Jimmy Deenihan and his Dáil questioner, Fianna Fáil’s Seán Ó Fearghail, both showered the NCH’s management and board with praise. They obviously haven’t spent much time in the hall, where some seats no longer pop back into an upright position when no one is sitting in them. Fire regulations specify that “all escape routes are kept unobstructed and immediately available for use” and an escape route is defined as “a route by which a person may reach a place of safety and means in relation to any point in a building, a route from that point”.
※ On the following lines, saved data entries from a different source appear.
@@ -223,22 +224,19 @@
 }
 
 int msm_enqueue_dyn(cs_ctx* ctx, int slot, cudaStream_t st, const cs_bases* b, size_t offset,
-                    const uint32_t* d_scalars, unsigned sstride, size_t n, int mont, int sort_slot) {
+                    const uint32_t* d_scalars, unsigned sstride, size_t n, int mont, int sort_slot, bool view) {
   CS_DISPATCH_CURVE(b->curve, {
-    if (b->group == CS_G1) return msm_enqueue_t<Cfg, 0>(ctx, slot, st, b, offset, d_scalars, sstride, n, mont, sort_slot);
-    return msm_enqueue_t<Cfg, 1>(ctx, slot, st, b, offset, d_scalars, sstride, n, mont, sort_slot);
-  });
-  return 0;
-}
-int bases_sort_compatible(cs_ctx* ctx, const cs_bases* a, const cs_bases* b, bool* out) {
-  *out = false;
-  if (!a || !b || a->curve != b->curve || a->n != b->n || a->sh.c != b->sh.c || a->sh.W != b->sh.W) return 0;
-  const size_t words = (a->n + 31) / 32;
-  std::vector<uint32_t> ma(words), mb(words);
-  CS_CUDA(cudaMemcpyAsync(ma.data(), a->infmask.p, words * 4, cudaMemcpyDeviceToHost, ctx->stream));
-  CS_CUDA(cudaMemcpyAsync(mb.data(), b->infmask.p, words * 4, cudaMemcpyDeviceToHost, ctx->stream));
-  CS_CUDA(cudaStreamSynchronize(ctx->stream));
-  *out = ma == mb;
+    if (b->group == CS_G1) return msm_enqueue_t<Cfg, 0>(ctx, slot, st, b, offset, d_scalars, sstride, n, mont, sort_slot, view);
+    return msm_enqueue_t<Cfg, 1>(ctx, slot, st, b, offset, d_scalars, sstride, n, mont, sort_slot, view);
+  });
+  return 0;
+}
+int msm_sort_shared_dyn(cs_ctx* ctx, int slot, cudaStream_t st, const cs_bases* b, const uint32_t* d_scalars,
+                        unsigned sstride, size_t n, int mont) {
+  CS_DISPATCH_CURVE(b->curve, {
+    return msm_sort<typename Cfg::FrP>(ctx->msm_ws[slot], nullptr, (uint32_t)n, b->sh, 0, d_scalars, sstride, (uint32_t)n,
+                                       mont, st);
+  });
   return 0;
 }
 
diff --git a/co_snarks_b200/csrc/cs_groth16.cu b/co_snarks_b200/csrc/cs_groth16.cu
--- a/co_snarks_b200/csrc/cs_groth16.cu
+++ b/co_snarks_b200/csrc/cs_groth16.cu
@@ -17,7 +17,7 @@
   DevBuf d_pub, d_wit, d_a, d_b, d_c, d_m1, d_m2;
   DevBuf c_rowptr, c_col, c_coeff;
   bool have_c = false;
-  bool share_b_sort = false;
+  int wit_src[4] = {0, 1, 2, 3};
   cs_domain* dom_ark = nullptr;
   DevBuf coset_tab_ark, ginv_pows, vinv_over_n;
 };
@@ -216,6 +216,39 @@
   return 0;
 }
 
+int plan_witness_views(cs_ctx* ctx, cs_groth16_pk* pk) {
+  const size_t ni = pk->ni, nw = pk->nw;
+  if (!nw) return 0;
+  const cs_bases* q[4] = {pk->a_query, pk->b_g1, pk->b_g2, pk->l_query};
+  const size_t off[4] = {ni, ni, ni, 0};
+  std::vector<uint8_t> inf[4];
+  for (int j = 0; j < 4; j++) {
+    if (q[j]->sh.c != q[0]->sh.c || q[j]->sh.W != q[0]->sh.W)
+      return fail(CS_ERR_STATE, "cs_groth16_pk_create: the witness MSMs' tables differ in window shape");
+    std::vector<uint32_t> words((q[j]->n + 31) / 32);
+    CS_CUDA(cudaMemcpyAsync(words.data(), q[j]->infmask.p, words.size() * 4, cudaMemcpyDeviceToHost, ctx->stream));
+    CS_CUDA(cudaStreamSynchronize(ctx->stream));
+    inf[j].resize(nw);
+    bool any = false;
+    for (size_t i = 0; i < nw; i++) {
+      const size_t k = off[j] + i;
+      inf[j][i] = (words[k >> 5] >> (k & 31)) & 1;
+      any = any || inf[j][i];
+    }
+    pk->wit_src[j] = j;
+    if (q[j]->n == nw && off[j] == 0 && !any) {
+      pk->wit_src[j] = -1;
+      continue;
+    }
+    for (int k = 0; k < j; k++)
+      if (pk->wit_src[k] == k && q[k]->n == q[j]->n && off[k] == off[j] && inf[k] == inf[j]) {
+        pk->wit_src[j] = k;
+        break;
+      }
+  }
+  return 0;
+}
+
 int upload_inputs(cs_ctx* ctx, cs_groth16_pk* pk, int kind, const uint64_t* h_pub, const uint64_t* h_wit,
                   const uint64_t* h_m1, const uint64_t* h_m2) {
   const unsigned batch = kind == CS_REP3 ? 2 : 1;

I’ve drawn the matter to the NCH’s attention on numerous occasions over the last 10 years or so. I’ve spoken to the fire authorities about the issue of seats in venues making exit difficult, and they confirmed it would be a matter of concern. There is a rolling programme in place to fix the seats, but damaged seats always remain, and, after seeing someone stumble over one of them and thinking about the consequences in an emergency, I made a formal complaint to the NCH at the beginning of April.

The NCH's Simon Taylor told me that "we need to find sufficient gaps in the hall's very busy schedule to enable the necessary work" and "the majority of the faulty seats (including all those in the stalls) will be removed for repair on April 16th and 17th and will re-installed in time for the Good Friday concerts on April 18th". But, weeks after that date, the work – it is the province of the Office of Public Works, which maintains the fabric of the building – still had not been done. Spats among board members would seem a minor issue in relation to the fundamental safety of the people who pay to attend events at the hall. Shame on all concerned.
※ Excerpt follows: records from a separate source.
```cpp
template <int NV>
__global__ __launch_bounds__(256) void layernorm_kernel(const f16* x, int ldx, const f16* gamma, const f16* beta,
                                                         float eps, int M, int C, f16* y, int ldy) {
    const int lane = threadIdx.x & 63;
    const int row = blockIdx.x * 4 + (threadIdx.x >> 6);
    if (row >= M) return;
    const int nvec = C >> 3;
    const f16* xr = x + (size_t)row * ldx;
    f16x8 v[NV];
    float s = 0.f;
#pragma unroll
    for (int i = 0; i < NV; ++i) {
        const int cv = lane + 64 * i;
        if (cv < nvec) {
            v[i] = *(const f16x8*)(xr + cv * 8);
#pragma unroll
            for (int j = 0; j < 8; ++j) s += (float)v[i][j];
        }
    }
    const float mean = wave_sum(s) / (float)C;
    float q = 0.f;
#pragma unroll
    for (int i = 0; i < NV; ++i) {
        if (lane + 64 * i < nvec) {
#pragma unroll
            for (int j = 0; j < 8; ++j) {
                const float d = (float)v[i][j] - mean;
                q += d * d;
            }
        }
    }
    const float rstd = rsqrtf(wave_sum(q) / (float)C + eps);
    f16* yr = y + (size_t)row * ldy;
#pragma unroll
    for (int i = 0; i < NV; ++i) {
        const int cv = lane + 64 * i;
        if (cv < nvec) {
            const f16x8 g = *(const f16x8*)(gamma + cv * 8);
            const f16x8 b = *(const f16x8*)(beta + cv * 8);
            f16x8 o;
#pragma unroll
            for (int j = 0; j < 8; ++j) o[j] = (f16)(((float)v[i][j] - mean) * rstd * (float)g[j] + (float)b[j]);
            *(f16x8*)(yr + cv * 8) = o;
        }
    }
}

template <int CTRL>
__device__ __forceinline__ float dpp_add(float v) {
    return v + __builtin_bit_cast(float, __builtin_amdgcn_update_dpp(0, __builtin_bit_cast(int, v), CTRL, 0xF, 0xF, false));
}
// ... 191 lines not shown
```

### decentralised-verification-and-distributed-execution-of-large-scale-video-diffusion-models_amd/ops.py

```python
from __future__ import annotations

import contextlib
import ctypes as C
from typing import NamedTuple, Optional, Tuple

import torch

from . import _lib
from ._lib import GemmArgs, VdxError
from .frames import is_packed

PLAIN, CONV3X3, TCONV3 = 0, 1, 2
EPI_GEGLU = 1


def _stream() -> int:
    return torch.cuda.current_stream().cuda_stream


def _p(t: Optional[torch.Tensor], name: str, dtype=torch.float16) -> Optional[int]:
    if t is None:
        return None
    if not t.is_cuda:
        raise VdxError(f"{name}: expected a GPU tensor (the denoising path has no CPU fallback)")
# ... 372 lines not shown


def clip_preprocess(frames, out=None, return_u8=False):
    F, H, W = check_u8_frames(frames, "clip_preprocess")
    if pillow_resizes_vertically_first(H, W, CLIP_IMAGE):
        frames, H = resize_u8(frames, CLIP_IMAGE, W, "bilinear"), CLIP_IMAGE
    dev = frames.device
    xb, xk, _ = _clip_table(W, dev)
    yb, yk, yb_host = _clip_table(H, dev)
    band = CLIP_BAND
    while band > 1 and clip_band_span(yb_host, band) * CLIP_IMAGE * 3 > CLIP_LDS_MAX:
        band //= 2
    span = clip_band_span(yb_host, band)
    if span * CLIP_IMAGE * 3 > CLIP_LDS_MAX:
        raise VdxError(f"clip_preprocess: H={H} needs {span} input rows per output row (more than LDS holds)")
    out, ldo = _out(out, F * 49, 3072, frames, "clip_preprocess")
    u8 = torch.empty((F, CLIP_IMAGE, CLIP_IMAGE, 3), dtype=torch.uint8, device=dev) if return_u8 else None
    a = _lib.ClipPreprocessArgs()
    a.frames, a.frame_pitch, a.row_pitch = _u8_args(frames)
    a.out, a.out_u8 = _p(out, "out"), (u8.data_ptr() if u8 is not None else None)
    a.x_bounds, a.x_coeffs, a.y_bounds, a.y_coeffs = xb.data_ptr(), xk.data_ptr(), yb.data_ptr(), yk.data_ptr()
    a.F, a.H, a.W = F, H, W
    a.kx, a.ky, a.band, a.span, a.ldo = xk.shape[1], yk.shape[1], band, span, ldo
    _launch("vdx_clip_preprocess_u8", C.byref(a))
    return (out, u8) if return_u8 else out


def clip_vision_embed(patch, class_emb, pos_emb, gamma, beta, *, F, seq_pad, eps=1e-5, out=None):
    r, D, ldp = _rows(patch, "patch")
    P = pos_emb.shape[0] - 1
    if r < F * P or pos_emb.shape[1] != D or class_emb.numel() != D or gamma.numel() != D or beta.numel() != D:
        raise VdxError(f"clip_vision_embed: patch [{r}][{D}], pos {tuple(pos_emb.shape)}: shapes do not match F={F}")
    if seq_pad <= P or not pos_emb.is_contiguous():
        raise VdxError(f"clip_vision_embed: seq_pad={seq_pad} must exceed {P} patches; pos_emb contiguous")
    out, ldo = _out(out, F * seq_pad, D, patch, "clip_vision_embed")
    _launch("vdx_clip_vision_embed_f16", _p(patch, "patch"), ldp, _p(class_emb, "class_emb"), _p(pos_emb, "pos_emb"),
            _p(gamma, "gamma"), _p(beta, "beta"), float(eps), F, P, seq_pad, D, _p(out, "out"), ldo)
    return out


def clip_cosine_score(img, txt):
    F, D, ldi = _rows(img, "img")
    if txt.numel() != D or not txt.is_contiguous():
        raise VdxError(f"clip_cosine_score: text embedding has {txt.numel()} values, images {D}")
    if F == 0:
        raise VdxError("clip_cosine_score: no frames")
    per = torch.empty(F, dtype=torch.float32, device=img.device)
    mean = torch.empty(1, dtype=torch.float32, device=img.device)
    _launch("vdx_clip_cosine_score_f16", _p(img, "img"), ldi, _p(txt, "txt"), F, D, _p(per, "per_frame", torch.float32),
            _p(mean, "mean", torch.float32))
    return mean, per
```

Worth paying for a season ticket?

Some of the hall’s most stalwart supporters have been muttering into their coffee of late about other matters. One of them even told me that when they saw the details of the latest season they wondered whether it would be worth their while paying for a season ticket.

There was a lot of negative feedback about the March appearance by the Bournemouth Symphony Orchestra. Simply put, people didn't seem to feel that the quality of the playing warranted the ticket prices of €30-€70. The RTÉ NSO's subscription concerts are priced at €10-€35, and the message I was picking up was that the Bournemouth orchestra simply wasn't worth the extra cost. Much as I enjoyed Kirill Karabits's account of Prokofiev's Fifth Symphony, I wouldn't disagree. The playing of Tchaikovsky's Romeo and Juliet was pretty rough. And as much as I enjoyed Michael Collins as a clarinettist with the City of London Sinfonia in April (€20-€55), his conducting was lacklustre, and the concert as a whole came nowhere near the standards of the Irish Chamber Orchestra under Jörg Widmann nine days earlier (all tickets €20).
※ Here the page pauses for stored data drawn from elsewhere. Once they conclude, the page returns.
struct SegPos { int seg, y, n; };
__device__ __forceinline__ SegPos seg_step(SegPos p, int dseg, int dy, int dn, int segs_row, int H) {
  p.seg += dseg;
  int c = p.seg >= segs_row;
  p.seg -= c ? segs_row : 0;
  p.y += dy + c;
  c = p.y >= H;
  p.y -= c ? H : 0;
  p.n += dn + c;
  return p;
}
struct SegWalk { SegPos first; int dseg, dy, dn; };
__device__ __forceinline__ SegWalk seg_walk(long long u0, long long stride, int segs_row, int H) {
  SegWalk w;
  const long long r0 = u0 / segs_row, rs = stride / segs_row;
  w.first = SegPos{(int)(u0 - r0 * segs_row), (int)(r0 % H), (int)std::min<long long>(r0 / H, 1 << 30)};
  w.dseg = (int)(stride - rs * segs_row);
  w.dy = (int)(rs % H);
  w.dn = (int)std::min<long long>(rs / H, 1 << 28);
  return w;
}

struct FirstParams {
  const float* x;
  const float* w;
  char* y;
  float* part;
  int N, CI, H, W;
  const char* y_raw;
  const float* coefs;
};

__global__ __launch_bounds__(256, 3) void first_fwd_kernel(const FirstParams P) {
  __shared__ float red[4][2][FIRST_CO];
  const int tid = threadIdx.x, lane = tid & 63, wave = tid >> 6;
  const int l15 = lane & 15, kb = lane >> 4;
  const int K = 9 * P.CI;
  const int HW = P.H * P.W;

  bf16x8 wa[4];
#pragma unroll
  for (int ct = 0; ct < 4; ++ct)
#pragma unroll
    for (int e = 0; e < 8; ++e) {
      const int k = kb * 8 + e;
      float v = 0.f;
      if (k < K) {
// ... 247 lines not shown
  for (int i = 0; i < WU; ++i) issue_or_skip(seg_step(cur, i, 0, 0, segs_row, P.H), i, xc[i]);
  while (cur.n < P.N) {
    const SegPos nxt = seg_step(cur, wk.dseg, wk.dy, wk.dn, segs_row, P.H);
#pragma unroll
    for (int i = 0; i < WU; ++i) issue_or_skip(seg_step(nxt, i, 0, 0, segs_row, P.H), (buf ^ 1) * WU + i, xn[i]);
    asm volatile("s_waitcnt vmcnt(%0)" ::"n"(NV * WU) : "memory");
#pragma unroll
    for (int i = 0; i < WU; ++i) {
      bf16x8 fb;
#pragma unroll
      for (int e = 0; e < 8; ++e) fb[e] = (bf16_t)xc[i][e];
      const char* sb = wbuf + (buf * WU + i) * SEGB;
#pragma unroll
      for (int wr = 0; wr < 2; ++wr) {
        bf16x8 fa = tr_frag2(sb, aoff[wr], aoff[wr] + 4 * 128);
        if constexpr (BNB) {
          const bf16x8 fy = tr_frag2(sb + 2048, aoff[wr], aoff[wr] + 4 * 128);
#pragma unroll
          for (int e = 0; e < 8; ++e)
            fa[e] = (bf16_t)fmaf(cA[wr], (float)fa[e], fmaf(cB[wr], (float)fy[e], cK[wr]));
        }
        acc[wr] = __builtin_amdgcn_mfma_f32_32x32x16_bf16(fa, fb, acc[wr], 0, 0, 0);
      }
    }
#pragma unroll
    for (int i = 0; i < WU; ++i)
#pragma unroll
      for (int e = 0; e < 8; ++e) xc[i][e] = xn[i][e];
    buf ^= 1;
    cur = nxt;
  }
  asm volatile("s_waitcnt vmcnt(0)" ::: "memory");

  __syncthreads();
  float* red = reinterpret_cast<float*>(smem);
#pragma unroll
  for (int wr = 0; wr < 2; ++wr)
#pragma unroll
    for (int r = 0; r < 16; ++r) {
      const int co = wr * 32 + (r & 3) + 8 * (r >> 2) + 4 * hh;
      red[(wave * FIRST_CO + co) * 32 + l31] = acc[wr][r];
    }
  __syncthreads();
  for (int i = tid; i < FIRST_CO * 32; i += 256) {
    const float t = ((red[i] + red[FIRST_CO * 32 + i]) + red[2 * FIRST_CO * 32 + i]) + red[3 * FIRST_CO * 32 + i];
    P.part[(size_t)blockIdx.x * (FIRST_CO * 32) + i] = t;
  }
}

This doesn't strike me as a sustainable model, and there's no doubt that the steam has gone out of the international orchestra series in recent years. Simon Rattle's fabulous Haydn Creation with the Choir of Enlightenment and the Orchestra of the Age of Enlightenment was in a choral series. The reduction from 21 concerts last year to 16 this year is also a matter of concern at a time when the hall is seriously upping its game in non-classical areas. It seems like someone has taken their eye off the ball.